The templates section defines the vocabulary. Five entity types, five relationship types. Each entity template has an id, a name (the type label that appears in the graph), and a description that helps the LLM understand what qualifies. The requires_named_referent flag tells the system whether an entity needs a proper name -- a Company does, but a Funding Round does not (it can be "Series A round" or just "the seed round"). Properties like amount and stage get attached to entities rather than floating as separate nodes.
The edge_templates constrain which entity types can appear on each side of a relationship. founded_by only flows from Company to Founder. invested_in only flows from Investor to Funding Round. The inverse field defines the reverse label for bidirectional traversal.
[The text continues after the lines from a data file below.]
# 82magnolia/piccolo

Measured on AMD Instinct MI355X. Metric: candidate-poses/s, higher is better.
Workload: dtype f32

## Files before the change

### include/piccolo_hip.h

```cpp
#ifndef PICCOLO_HIP_H
#define PICCOLO_HIP_H

#include <stddef.h>
#include <stdint.h>

#ifdef __cplusplus
extern "C" {
#endif

#define PCL_ABI_VERSION 11

#define PCL_EINVAL (-1)
#define PCL_EWORKSPACE (-2)

#define PCL_MAX_POINTS ((int64_t)1 << 27)

#define PCL_RESULT_STRIDE 8

int pcl_abi_version(void);
const char *pcl_error_string(int code);
const char *pcl_source_hash(void);
const char *pcl_library_hash(void);

#define PCL_PANO_F32 0
#define PCL_PANO_U8 1
#define PCL_PANO_F16 2
#define PCL_PANO_U8P 3
#define PCL_PANO_U8V 4
int64_t pcl_cloud_stride(int64_t n);
size_t pcl_cloud_bytes(int64_t n);
int pcl_cloud_pack(const float *xyz, const float *rgb, const int64_t *order, int64_t n, float *cloud, void *stream);
size_t pcl_cloud_sets_bytes(int64_t n, int nsets);
int pcl_cloud_pack_sets(const float *xyz, const float *const *rgb_host, int nsets, const int64_t *order, int64_t n, float *cloud, void *stream);
size_t pcl_cloud_order_workspace_bytes(int64_t n);
int pcl_cloud_order(const float *xyz, int64_t n, int64_t *order, void *workspace, size_t workspace_bytes, void *stream);
int pcl_morton_keys(const float *xyz, int64_t n, const float *lo_host, const float *hi_host, int64_t *keys, void *stream);

size_t pcl_pano_bytes(int H, int W, int pano_format);
int pcl_pano_pack(const float *img_hwc, int H, int W, float *pano, void *stream);
int pcl_pano_pack_u8(const float *img_hwc, int H, int W, uint32_t *pano, int *not_exact, void *stream);
int pcl_pano_pack_u8p(const float *img_hwc, int H, int W, uint32_t *pano, int *not_exact, void *stream);
int pcl_pano_pack_u8v(const float *img_hwc, int H, int W, uint32_t *pano, int *not_exact, void *stream);
int pcl_pano_pack_f16(const float *img_hwc, int H, int W, void *pano, int *not_exact, void *stream);

size_t pcl_loss_workspace_bytes(int64_t n, int B);
size_t pcl_loss_depth_workspace_bytes(int64_t n, int B, int H, int W, int depth_h, int depth_w, int depth_stride);
int pcl_sampling_loss_depth(const float *cloud, int64_t n, const void *pano, int pano_format, int H, int W, const float *trans,
                            const float *rot, int B, int with_grad, int depth_h, int depth_w, float tau, int depth_stride, float *result,
                            void *workspace, size_t workspace_bytes, void *stream);
int pcl_sampling_loss(const float *cloud, int64_t n, const void *pano, int pano_format, int H, int W, const float *trans,
                      const float *rot, int B, int with_grad, const uint8_t *visible, float *result, void *workspace,
                      size_t workspace_bytes, void *stream);

#define PCL_GD_SEQUENTIAL 0
#define PCL_GD_BATCH 1
#define PCL_GD_RESULT_STRIDE 16

typedef struct pcl_gd_hyper {
    double lr;
    double factor;
    int32_t patience;
    int32_t mode;
    int32_t depth_mask;
    float depth_tau;
    int32_t depth_h;
    int32_t depth_w;
    int32_t depth_stride;
    int32_t fuse;
    int32_t images;
    int32_t color_sets;
} pcl_gd_hyper;
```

Restart Chaos Cypher and your domain is live. Upload a TechCrunch article or a pitch deck and watch the detection engine pick it up. Your custom entity types appear in the graph, constrained by the relationships you defined.

If you need to go deeper, the built-in domains show what else is possible: normalization keywords that fix LLM type inconsistencies, compatibility groups for smart deduplication, property type mappings that absorb mistyped entities, alias examples that teach the LLM about synonym handling, and extraction limits that tune relationship density. The medical domain is the most comprehensive example -- it defines 17 entity types, 20 relationship types, dosage regex patterns, ICD code detection, and evidence validation in strict mode. Study it when you want the full picture.
What's Next
We're planning more specialized domains -- supply chain, environmental science, and music theory are on the shortlist. But the real potential is in what users build. Every field has its own vocabulary, its own entity types, its own relationship patterns. A materials scientist cares about Crystal Structure, Synthesis Method, and Property. A genealogist needs Person, Family, Vital Record, and Census Entry. A cybersecurity analyst -- who already has a built-in domain -- might want to fork it and add types specific to their organization's threat model.
If you build a domain for your field, share it. A JSON-LD file is small, portable, and easy to review. Drop it in data/plugins/domains/ and it works. No pull request required to use it, but we would love to include community domains in the built-in set for others to benefit from.
Domains work identically whether you're running locally with Ollama or with a cloud provider. The domain system documentation covers the full JSON-LD schema, all available configuration options, and advanced features like extraction density tuning and evidence validation modes. Start with the five-entity example above, test it on your documents, and iterate from there.